» **PROBLEM DESCRIPTION**: Look through the records that follow. Copy every line containing the word "hipMemcpy".

» **DATASET**:
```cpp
__global__ __launch_bounds__(BS) void fe_rowpre(const FeGeom* __restrict__ geom, const unsigned* __restrict__ boff, const unsigned char* __restrict__ lrc,
                                                unsigned short* pre, unsigned* rowcnt) {
    const int r = blockIdx.y;
    const FeGeom g = geom[r];
    if (!g.ok) return;
    const int ry = g.nby * 8, prows = ry * g.nbz * 8;
    const unsigned* bo = boff + (size_t)r * (FE_NBMAX + 1);
    for (int pr = blockIdx.x * BS + threadIdx.x; pr < prows; pr += gridDim.x * BS) {
        const int iy = pr % ry, iz = pr / ry;
        const int l = (iy & 7) | ((iz & 7) << 3);
        const int b0 = g.nbx * ((iy >> 3) + g.nby * (iz >> 3));
        unsigned run = 0;
        for (int bx = 0; bx < g.nbx; ++bx) {
            const int b = b0 + bx;
            if (bo[b + 1] != bo[b]) {
                const size_t at = ((size_t)r * FE_NBMAX + b) * FE_LR + l;
                pre[at] = (unsigned short)run;
                run += lrc[at];
            }
        }
        rowcnt[(size_t)r * FE_ROWCAP + pr] = run;
    }
}

__global__ __launch_bounds__(FE_NT) void fe_rowscan(const FeGeom* __restrict__ geom, unsigned* rowcnt, GsParams* prm, long long* out_m) {
    __shared__ unsigned long long s_w[FE_NT / 64];
    const int r = blockIdx.x, tid = threadIdx.x;
    const FeGeom g = geom[r];
    if (!g.ok) { if (tid == 0) { prm[r].m = 0; if (out_m) out_m[r] = 0; } return; }
    const int prows = g.nby * 8 * g.nbz * 8;
    unsigned* rc = rowcnt + (size_t)r * FE_ROWCAP;
    unsigned long long carry = 0;
    for (int p0 = 0; p0 < prows; p0 += FE_NT) {
        const int p = p0 + tid;
        const unsigned v = p < prows ? rc[p] : 0u;
        unsigned long long total;
        const unsigned long long ex = fe_block_scan((unsigned long long)v, s_w, FE_NT, total);
        if (p < prows) rc[p] = (unsigned)(carry + ex);
        carry += total;
    }
    if (tid == 0) { prm[r].m = (int)carry; if (out_m) out_m[r] = (long long)carry; }
}

struct FeMoveArgs {
    FeTab t; const FeGeom* geom; const FeItem* items; const int* counters; const uint4* rec; const unsigned* nocc; const unsigned* trow;
    const unsigned char* lrc; const unsigned short* pre; const unsigned* rowbase; int fdim, ldim; float* out_p; float* out_f; int* out_c;
};
template <int FD, int LD>
__global__ __launch_bounds__(BS) void fe_move(FeMoveArgs a) {
    const int fdim = FD >= 0 ? FD : a.fdim, ldim = LD >= 0 ? LD : a.ldim;
// ... 58 lines not shown
    FeTab t; t.nr = (int)nr;
    int maxn = 0;
    for (size_t r = 0; r < nr; ++r) {
        const long n = (long)(room_off[r + 1] - room_off[r]);
        if (n <= 0 || room_off[r + 1] > 0x3fffffff) { set_error("grid_subsample_batch: every cloud needs >= 1 point"); return n <= 0 ? SSDR_ERR_EMPTY : SSDR_ERR_INVALID; }
        t.off[r] = (int)room_off[r]; maxn = std::max(maxn, (int)n);
    }
    t.off[nr] = (int)room_off[nr];
    t.n_total = (int)room_off[nr];
    t.chunks_max = (maxn + FE_CH - 1) / FE_CH;
    static const bool fe_image = [] { const char* e = getenv("SSDR_FE_IMAGE"); return e && e[0] == '1'; }();
    static const int fe_wgs = [] { const char* e = getenv("SSDR_FE_WGS"); return e ? atoi(e) : 0; }();
    static const int fe_pad = [] { const char* e = getenv("SSDR_FE_PADLDS"); return e ? atoi(e) : 0; }();
    t.ovf_cap = fe_image ? std::max(65536, t.n_total / 8) : t.n_total;
    const unsigned R = (unsigned)nr;
    SSDR_TRY(S.partial.reserve(24 * (size_t)PB * nr)); SSDR_TRY(S.geom.reserve(sizeof(FeGeom) * nr)); SSDR_TRY(S.counters.reserve(256));
    SSDR_TRY(S.cntm.reserve(4 * (size_t)FE_NBMAX * t.chunks_max * nr)); SSDR_TRY(S.tot.reserve(4 * (size_t)FE_NBMAX * nr)); SSDR_TRY(S.boff.reserve(4 * (size_t)(FE_NBMAX + 1) * nr));
    SSDR_TRY(S.items.reserve(sizeof(FeItem) * (size_t)FE_NBMAX * nr)); SSDR_TRY(S.nocc.reserve(4 * (size_t)FE_NBMAX * nr)); SSDR_TRY(S.trow.reserve(4 * (size_t)FE_NBMAX * nr));
    SSDR_TRY(S.lrc.reserve((size_t)FE_NBMAX * FE_LR * nr)); SSDR_TRY(S.pre.reserve(2 * (size_t)FE_NBMAX * FE_LR * nr));
    SSDR_TRY(S.rowcnt.reserve(4 * (size_t)FE_ROWCAP * nr));
    SSDR_TRY(S.rec.reserve(32 * ((size_t)t.n_total + t.ovf_cap) + 64));
    if (!S.rcp_ready) {
        SSDR_TRY(S.rcp.reserve(4 * (FE_CAP + 1)));
        hipLaunchKernelGGL(fe_rcp_init, dim3((FE_CAP + 256) / 256), dim3(256), 0, s, S.rcp.as<float>());
        S.rcp_ready = true;
    }
    FeGeom* geom = S.geom.as<FeGeom>(); int* counters = S.counters.as<int>(); FeItem* items = S.items.as<FeItem>();
    {
    ProfScope prof("fe_bbox_count_scan", s, 0.0);
    hipLaunchKernelGGL(fe_minmax_partial, dim3(PB, R), dim3(BS), 0, s, t, d_p, S.partial.as<float>());
    hipLaunchKernelGGL(fe_params, dim3(R), dim3(BS), 0, s, t, S.partial.as<float>(), dl, prm, geom, counters);
    hipLaunchKernelGGL(fe_count, dim3(t.chunks_max, R), dim3(FE_NT), 0, s, t, d_p, geom, prm, S.cntm.as<unsigned>());
    hipLaunchKernelGGL(fe_colscan, dim3(FE_NBMAX / BS, R), dim3(BS), 0, s, t, geom, S.cntm.as<unsigned>(), S.tot.as<unsigned>());
    hipLaunchKernelGGL(fe_bscan, dim3(R), dim3(FE_NT), 0, s, t, geom, S.tot.as<unsigned>(), S.boff.as<unsigned>(), items, counters);
    }
    {
    ProfScope prof("fe_scatter", s, (double)(12 + 4 * (fdim + ldim)) * (double)t.n_total);
    if (fdim == 3 && ldim == 1)
        hipLaunchKernelGGL((fe_scatter<3, 1>), dim3(t.chunks_max, R), dim3(FE_SNT), 0, s, t, d_p, d_f, (int)fdim, (const int*)d_c, (int)ldim, geom, S.cntm.as<unsigned>(), S.boff.as<unsigned>(),
                           S.rec.as<uint4>());
    else
        hipLaunchKernelGGL((fe_scatter<-1, -1>), dim3(t.chunks_max, R), dim3(FE_SNT), 0, s, t, d_p, d_f, (int)fdim, (const int*)d_c, (int)ldim, geom, S.cntm.as<unsigned>(), S.boff.as<unsigned>(),
                           S.rec.as<uint4>());
    }
    FeRedArgs ra; ra.t = t; ra.items = items; ra.prm = prm; ra.counters = counters; ra.rcp = S.rcp.as<float>(); ra.rec = S.rec.as<uint4>();
    ra.nocc = S.nocc.as<unsigned>(); ra.trow = S.trow.as<unsigned>(); ra.lrc = S.lrc.as<unsigned char>(); ra.fdim = (int)fdim; ra.ldim = (int)ldim;
    {
    ProfScope prof("fe_reduce", s, 0.0);
    if (!fe_image) {
        const long cap = std::max<long>((long)ctx().num_cu * 16, (long)t.n_total / 64);
        const int g = (int)std::min<long>((long)ctx().num_cu * (fe_wgs > 0 ? fe_wgs : 128), fe_wgs > 0 ? (1L << 30) : cap);
        if (fdim == 3 && ldim == 1) hipLaunchKernelGGL((fe_reduce<3, 1, false>), dim3(g), dim3(FE_RNT), (size_t)fe_pad, s, ra);
        else hipLaunchKernelGGL((fe_reduce<-1, -1, false>), dim3(g), dim3(FE_RNT), (size_t)fe_pad, s, ra);
    } else if (fdim == 3 && ldim == 1) hipLaunchKernelGGL((fe_reduce<3, 1, true>), dim3(ctx().num_cu * (fe_wgs > 0 ? fe_wgs : 3)), dim3(FE_RNT), 0, s, ra);
    else hipLaunchKernelGGL((fe_reduce<-1, -1, true>), dim3(ctx().num_cu * (fe_wgs > 0 ? fe_wgs : 3)), dim3(FE_RNT), 0, s, ra);
    }
    ProfScope prof_move("fe_rows_move", s, 0.0);
    hipLaunchKernelGGL(fe_rowpre, dim3(256, R), dim3(BS), 0, s, geom, S.boff.as<unsigned>(), S.lrc.as<unsigned char>(), S.pre.as<unsigned short>(), S.rowcnt.as<unsigned>());
    hipLaunchKernelGGL(fe_rowscan, dim3(R), dim3(FE_NT), 0, s, geom, S.rowcnt.as<unsigned>(), prm, (long long*)d_om);
    FeMoveArgs ma; ma.t = t; ma.geom = geom; ma.items = items; ma.counters = counters; ma.rec = S.rec.as<uint4>(); ma.nocc = S.nocc.as<unsigned>();
    ma.trow = S.trow.as<unsigned>(); ma.lrc = S.lrc.as<unsigned char>(); ma.pre = S.pre.as<unsigned short>(); ma.rowbase = S.rowcnt.as<unsigned>(); ma.fdim = (int)fdim; ma.ldim = (int)ldim;
    ma.out_p = d_op; ma.out_f = d_of; ma.out_c = d_oc;
    static const int mv_wgs = [] { const char* e = getenv("SSDR_FE_MOVE_WGS"); return e ? atoi(e) : 32; }();
    if (fdim == 3 && ldim == 1) hipLaunchKernelGGL((fe_move<3, 1>), dim3(ctx().num_cu * mv_wgs), dim3(BS), 0, s, ma);
    else hipLaunchKernelGGL((fe_move<-1, -1>), dim3(ctx().num_cu * mv_wgs), dim3(BS), 0, s, ma);
    SSDR_HIP(hipGetLastError());
#ifdef SSDR_FE_STAMPS
    {
        SSDR_HIP(hipStreamSynchronize(s));
        unsigned long long h[8]; int hc[8];
        SSDR_HIP(hipMemcpy(hc, counters, sizeof(hc), hipMemcpyDeviceToHost));
        SSDR_HIP(hipMemcpy(h, reinterpret_cast<unsigned long long*>(counters) + 8, sizeof(h), hipMemcpyDeviceToHost));
        fprintf(stderr, "fe_reduce: %d items, %d overflow rows; clock ticks per phase (sum over workgroups): load+hist %llu, segments %llu, rank %llu, voxels %llu, tail %llu\n",
                hc[0], hc[3], h[0], h[1], h[2], h[3], h[4]);
// ... 8 lines not shown
```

» **SOLUTION TO THE PROBLEM**:
        SSDR_HIP(hipMemcpy(hc, counters, sizeof(hc), hipMemcpyDeviceToHost));
        SSDR_HIP(hipMemcpy(h, reinterpret_cast<unsigned long long*>(counters) + 8, sizeof(h), hipMemcpyDeviceToHost));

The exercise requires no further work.